12: 34.13 Methods of Computation
…
βΊMethods of computation for and symbols include recursion relations, see Schulten and Gordon (1975a), Luscombe and Luban (1998), and Edmonds (1974, pp. 42–45, 48–51, 97–99); summation of single-sum expressions for these symbols, see Varshalovich et al. (1988, §§8.2.6, 9.2.1) and Fang and Shriner (1992); evaluation of the generalized hypergeometric functions of unit argument that represent these symbols, see Srinivasa Rao and Venkatesh (1978) and Srinivasa Rao (1981).
βΊFor symbols, methods include evaluation of the single-sum series (34.6.2), see Fang and Shriner (1992); evaluation of triple-sum series, see Varshalovich et al. (1988, §10.2.1) and Srinivasa Rao et al. (1989).
…
13: 34.7 Basic Properties: Symbol
§34.7 Basic Properties: Symbol
… βΊ§34.7(ii) Symmetry
… βΊ§34.7(iv) Orthogonality
… βΊ§34.7(vi) Sums
… βΊIt constitutes an addition theorem for the symbol. …14: 3.3 Interpolation
…
βΊwhere is a simple closed contour in described in the positive rotational sense and enclosing the points .
…
βΊand are the Lagrangian interpolation coefficients defined by
…
βΊwhere is given by (3.3.3), and is a simple closed contour in described in the positive rotational sense and enclosing .
…
βΊBy using this approximation to as a new point, , and evaluating , we find that , with 9 correct digits.
…
βΊThen by using in Newton’s interpolation formula, evaluating and recomputing , another application of Newton’s rule with starting value gives the approximation , with 8 correct digits.
…
15: 16.24 Physical Applications
…
βΊ
§16.24(iii) , , and Symbols
… βΊThey can be expressed as functions with unit argument. …These are balanced functions with unit argument.
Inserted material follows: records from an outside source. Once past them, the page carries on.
__device__ __forceinline__ static void trellis_block(const TrellisCtx &c, uint32_t wi, uint32_t j, uint32_t wg_slot, const TrLds &L) {
    const TrellisWork &w = c.work[wi];
    const ImgDesc &im = c.imgs[w.image];
    const CompGeom g = im.out[w.comp];
    const int tid = int(threadIdx.x);
    const uint32_t slot = j * CSH_TR_WGU + uint32_t(tid);
    if (slot >= w.nunits) return;
    const uint32_t u = c.perm ? c.perm[w.unit_base + slot] : slot;
    const int by = int(u) / g.real_bw, b = by * g.bw + (int(u) - by * g.real_bw);
    uint32_t *sp = c.spill + size_t(wg_slot) * (CSH_TR_SPILL * 3u * CSH_TR_WGU) + uint32_t(tid);

    int r[64];
    tr_load(c.raw + raw_index(g.tile_base - c.raw_tile0, b), r, Oct8());
    CSH_SCHED_FENCE();
    float norm = 0.0f;
    CSH_UNROLL
    for (int n = 1; n < 64; n++) { const float vf = float(r[kN2Z[n]]); norm = norm + vf * vf; }
    norm = float(double(norm) / 63.0);
    const float lambda = float(TRELLIS_LAMBDA_C1 / (TRELLIS_LAMBDA_C2 + double(norm)));
    c.dcrec[w.unit_base + u] = (uint64_t(tr_f_bits(lambda)) << 32) | (uint32_t(r[0]) & 0xFFFFu);
    CSH_SCHED_FENCE();
    if (c.debug & 1u) return;

    uint32_t ne = 0;
    float Zrun = 0.0f;
    CSH_UNROLL
    for (int k = 1; k < 64; k++) {
        const int v = r[k], x = v < 0 ? -v : v;
        const float xf = float(x);
        int qv = int(tr_f_bits(__builtin_fmaf(xf, L.rcp[k], 12582912.0f)) & 0xFFFFu);
        qv = qv > TRELLIS_MAX_LEVEL ? TRELLIS_MAX_LEVEL : qv;
        if (qv) {
            const uint32_t P = uint32_t(x) | (uint32_t(k) << 15) | (uint32_t(qv) << 21) | (v < 0 ? 0x80000000u : 0u);
            if (ne < CSH_TR_CAP) { L.Z[ne][tid] = Zrun; L.P[ne][tid] = P; }
            else { CSH_SPILL_ST(sp + ((ne - CSH_TR_CAP) * 3u + 1u) * CSH_TR_WGU, tr_f_bits(Zrun)); CSH_SPILL_ST(sp + ((ne - CSH_TR_CAP) * 3u + 2u) * CSH_TR_WGU, P); }
            ne++;
        }
        Zrun = ((xf * xf) * lambda) * L.lt[k] + Zrun;
    }
    const float Z63 = Zrun;
    CSH_SCHED_FENCE();

    const float lenEOBf = float(L.lenEOB);
    if (c.debug & 2u) ne = 0;
    for (uint32_t t = 0; CSH_ANY(t < ne); t++) {
        const bool on = t < ne;
        float Zp; uint32_t P;
        if (t < CSH_TR_CAP) { Zp = L.Z[t][tid]; P = L.P[t][tid]; }
        else { Zp = tr_bits_f(CSH_SPILL_LD(sp + ((t - CSH_TR_CAP) * 3u + 1u) * CSH_TR_WGU)); P = CSH_SPILL_LD(sp + ((t - CSH_TR_CAP) * 3u + 2u) * CSH_TR_WGU); }
        if (!on) { Zp = 0.0f; P = 0u; }
        const int x = int(P & 0x7FFFu), kpos = int((P >> 15) & 63u), qval = int((P >> 21) & 1023u);
        const int q8 = L.q8[kpos];
        const float ltk = L.lt[kpos];
        const int ncand = on ? tr_bitlen(unsigned(qval)) : 0;
        const int ncmax = tr_bitlen(CSH_WAVE_OR(on ? unsigned(qval) : 0u));
        float dist[10];
        CSH_UNROLL
        for (int kc = 0; kc < 10; kc++) {
            dist[kc] = 1e38f;
            if (kc >= ncmax) continue;
            const int cand = kc < ncand - 1 ? (2 << kc) - 1 : qval;
            const int delta = __mul24(cand, q8) - x;
            dist[kc] = kc < ncand ? (float(__mul24(delta, delta)) * lambda) * ltk : 1e38f;
        }
        float bestc = 1e38f;
        uint32_t bestsel = 0;
        auto from = [&](int jj, int posj, float Aj, float Zj) {
            const int zr = kpos - 1 - posj;
            const float runf = L.runf[(zr >> 4) & 3];
            const float *lf = L.lenf + 11 * (zr & 15);
            const float tj = (Zp - Zj) + Aj;
            const uint32_t sel0 = uint32_t(jj + 1) << 4;
            CSH_UNROLL
            for (int kc = 0; kc < 10; kc++) {
                if (kc >= ncmax) break;
                const float cost = ((lf[kc] + runf) + dist[kc]) + tj;
                const bool better = cost < bestc;
                bestc = better ? cost : bestc;
                bestsel = better ? (sel0 | uint32_t(kc)) : bestsel;
            }
        };
        from(-1, 0, 0.0f, 0.0f);
        const int t_lds = int(t) < CSH_TR_CAP ? int(t) : CSH_TR_CAP;
        if (ncmax <= 4) {
            auto batch = [&](auto KCV) {
                constexpr int KC = decltype(KCV)::value;
                for (int j0 = 0; j0 < t_lds; j0 += 4) {
                    uint32_t Pj[4]; float Aj[4], Zj[4];
                    CSH_UNROLL
                    for (int i = 0; i < 4; i++) { const int r = j0 + i < CSH_TR_CAP ? j0 + i : CSH_TR_CAP - 1; Pj[i] = L.P[r][tid]; Aj[i] = L.A[r][tid]; Zj[i] = L.Z[r][tid]; }
                    float cost[4][KC];
                    CSH_UNROLL
                    for (int i = 0; i < 4; i++) {
                        const int zr = kpos - 1 - int((Pj[i] >> 15) & 63u);
                        const float runf = L.runf[(zr >> 4) & 3];
                        const float *lf = L.lenf + 11 * (zr & 15);
                        const float tj = j0 + i < t_lds ? (Zp - Zj[i]) + Aj[i] : 1e38f;
                        CSH_UNROLL
                        for (int kc = 0; kc < KC; kc++) cost[i][kc] = ((lf[kc] + runf) + dist[kc]) + tj;
                    }
                    CSH_UNROLL
                    for (int i = 0; i < 4; i++) {
                        CSH_UNROLL
                        for (int kc = 0; kc < KC; kc++) {
                            const bool better = cost[i][kc] < bestc;
                            bestc = better ? cost[i][kc] : bestc;
                            bestsel = better ? ((uint32_t(j0 + i + 1) << 4) | uint32_t(kc)) : bestsel;
                        }
                    }
                }
            };
            if (ncmax <= 1) batch(std::integral_constant<int, 1>());
            else if (ncmax == 2) batch(std::integral_constant<int, 2>());
            else if (ncmax == 3) batch(std::integral_constant<int, 3>());
            else batch(std::integral_constant<int, 4>());
        } else
            for (int jj = 0; jj < t_lds; jj++) from(jj, int((L.P[jj][tid] >> 15) & 63u), L.A[jj][tid], L.Z[jj][tid]);
        for (int jj = CSH_TR_CAP; jj < int(t); jj++) {
            const uint32_t *q = sp + (uint32_t(jj - CSH_TR_CAP) * 3u) * CSH_TR_WGU;
            from(jj, int((CSH_SPILL_LD(q + 2 * CSH_TR_WG) >> 15) & 63u), tr_bits_f(CSH_SPILL_LD(q)), tr_bits_f(CSH_SPILL_LD(q + CSH_TR_WG)));
        }
        if (on) {
            const int bk = int(bestsel & 15u);
            const uint32_t level = uint32_t(bk < ncand - 1 ? (2 << bk) - 1 : qval);
            const float Zi = (float(__mul24(x, x)) * lambda) * ltk + Zp;
            const uint32_t P2 = (bestsel >> 4) | ((level == uint32_t(qval) && qval < TRELLIS_MAX_LEVEL) ? 0x4000u : 0u) | (uint32_t(kpos) << 15) | (level << 21) | (P & 0x80000000u);
            if (t < CSH_TR_CAP) { L.A[t][tid] = bestc; L.Z[t][tid] = Zi; L.P[t][tid] = P2; }
            else { uint32_t *q = sp + ((t - CSH_TR_CAP) * 3u) * CSH_TR_WGU; CSH_SPILL_ST(q, tr_f_bits(bestc)); CSH_SPILL_ST(q + CSH_TR_WG, tr_f_bits(Zi)); CSH_SPILL_ST(q + 2 * CSH_TR_WG, P2); }
        }
    }

    float best = Z63 + lenEOBf;
    int last = -1;
    for (uint32_t e = 0; CSH_ANY(e < ne); e++) {
        float Ae, Ze; uint32_t Pe;
        if (e < CSH_TR_CAP) { Ae = L.A[e][tid]; Ze = L.Z[e][tid]; Pe = L.P[e][tid]; }
        else { const uint32_t *q = sp + ((e - CSH_TR_CAP) * 3u) * CSH_TR_WGU; Ae = tr_bits_f(CSH_SPILL_LD(q)); Ze = tr_bits_f(CSH_SPILL_LD(q + CSH_TR_WG)); Pe = CSH_SPILL_LD(q + 2 * CSH_TR_WG); }
        float cost = (Ae + Z63) - Ze;
        if (int((Pe >> 15) & 63u) < 63) cost = cost + lenEOBf;
        if (e < ne && cost < best) { best = cost; last = int(e); }
    }

    if (c.debug & 4u) return;
    uint64_t kept = 0;
    for (int e = last; CSH_ANY(e >= 0);) {
        if (e >= 0) {
            uint32_t Pe;
            if (e < CSH_TR_CAP) Pe = L.P[e][tid]; else Pe = CSH_SPILL_LD(sp + (uint32_t(e - CSH_TR_CAP) * 3u + 2u) * CSH_TR_WGU);
            kept |= 1ull << e;
            e = int(Pe & 63u) - 1;
        }
    }
    const bool to_tile = !(c.ac_lists && w.ac_lists);
    int16_t *dst = to_tile ? c.coef + coef_index(g.tile_base, b, 0) : nullptr;
    uint32_t *lst = nullptr;
    if (c.nz_pool && w.nzset != 0xFFFFFFFFu) {
        const NzSet &S = c.nzsets[w.nzset];
        const NzList &L0 = c.nzlists[S.list[0]];
        const uint32_t rec = L0.chunk0 + (u >> 8);
        if (c.nz_chunk_cnt[rec]) lst = c.nz_pool + L0.base + c.nz_chunk_off[rec] + c.blk_off[w.unit_base + u];
    }
    uint32_t room = ne;
    if (lst && c.blk_cnt) {
        room = c.blk_cnt[w.unit_base + u];
#ifdef CSH_EMUL
        if (room != ne) { fprintf(stderr, "k_trellis_ac: block %u of unit %u has %u list entries but %u levels\n", u, w.unit_base, room, ne); abort(); }
#endif
    }
    for (uint32_t e0 = 0; CSH_ANY(e0 < ne); e0 += 4) {
        uint32_t ent[4] = {0u, 0u, 0u, 0u};
        CSH_UNROLL
        for (uint32_t i = 0; i < 4; i++) {
            const uint32_t e = e0 + i;
            if (e < ne) {
                uint32_t Pe;
                if (e < CSH_TR_CAP) Pe = L.P[e][tid]; else Pe = CSH_SPILL_LD(sp + ((e - CSH_TR_CAP) * 3u + 2u) * CSH_TR_WGU);
                const int pos = int((Pe >> 15) & 63u), level = ((kept >> e) & 1ull) ? int((Pe >> 21) & 1023u) : 0;
                if (to_tile && !(((kept >> e) & 1ull) && (Pe & 0x4000u))) dst[coef_off(pos)] = int16_t((Pe >> 31) ? -level : level);
                ent[i] = uint32_t(pos) | ((Pe >> 31) ? 128u : 0u) | (uint32_t(level) << 8) | ((u & 255u) << 23);
            }
        }
        if (lst && e0 < ne && e0 < room) {
            if (e0 + 4 <= ne && e0 + 4 <= room) {
#ifdef CSH_EMUL
                memcpy(lst + e0, ent, 16);
#else
                typedef uint32_t tr_u32x4_a4 __attribute__((ext_vector_type(4), aligned(4)));
                tr_u32x4_a4 v; v.x = ent[0]; v.y = ent[1]; v.z = ent[2]; v.w = ent[3];
                *reinterpret_cast<tr_u32x4_a4 *>(lst + e0) = v;
#endif
            } else {
                CSH_UNROLL
                for (uint32_t i = 0; i < 4; i++) if (e0 + i < ne && e0 + i < room) lst[e0 + i] = ent[i];
            }
        }
    }
}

Lastly, special cases of the symbols are functions with unit argument. …16: 19.37 Tables
…
βΊTabulated for , to 10D by Fettis and Caslin (1964).
βΊTabulated for , to 7S by BeliΝ‘akov et al. (1962).
…
βΊTabulated for , to 10D by Fettis and Caslin (1964).
βΊTabulated for , to 6D by Byrd and Friedman (1971), for , and to 8D by Abramowitz and Stegun (1964, Chapter 17), and for , to 9D by Zhang and Jin (1996, pp. 674–675).
…
βΊTabulated for , , to 10D by Fettis and Caslin (1964) (and warns of inaccuracies in Selfridge and Maxfield (1958) and Paxton and Rollin (1959)).
…
17: 34.1 Special Notation
…
βΊ
βΊ
βΊThe main functions treated in this chapter are the Wigner symbols, respectively,
…
βΊFor other notations for , , symbols, see Edmonds (1974, pp. 52, 97, 104–105) and Varshalovich et al. (1988, §§8.11, 9.10, 10.10).
nonnegative integers. | |
… |
18: 9.4 Maclaurin Series
19: 3.2 Linear Algebra
…
βΊAssume that can be factored as in (3.2.5), but without partial pivoting.
…
βΊwhere is the largest of the absolute values of the eigenvalues of the matrix ; see §3.2(iv).
…
βΊis called the characteristic polynomial of and its zeros are the eigenvalues of .
…
βΊhas the same eigenvalues as .
…
βΊMany methods are available for computing eigenvalues; see Golub and Van Loan (1996, Chapters 7, 8), Trefethen and Bau (1997, Chapter 5), and Wilkinson (1988, Chapters 8, 9).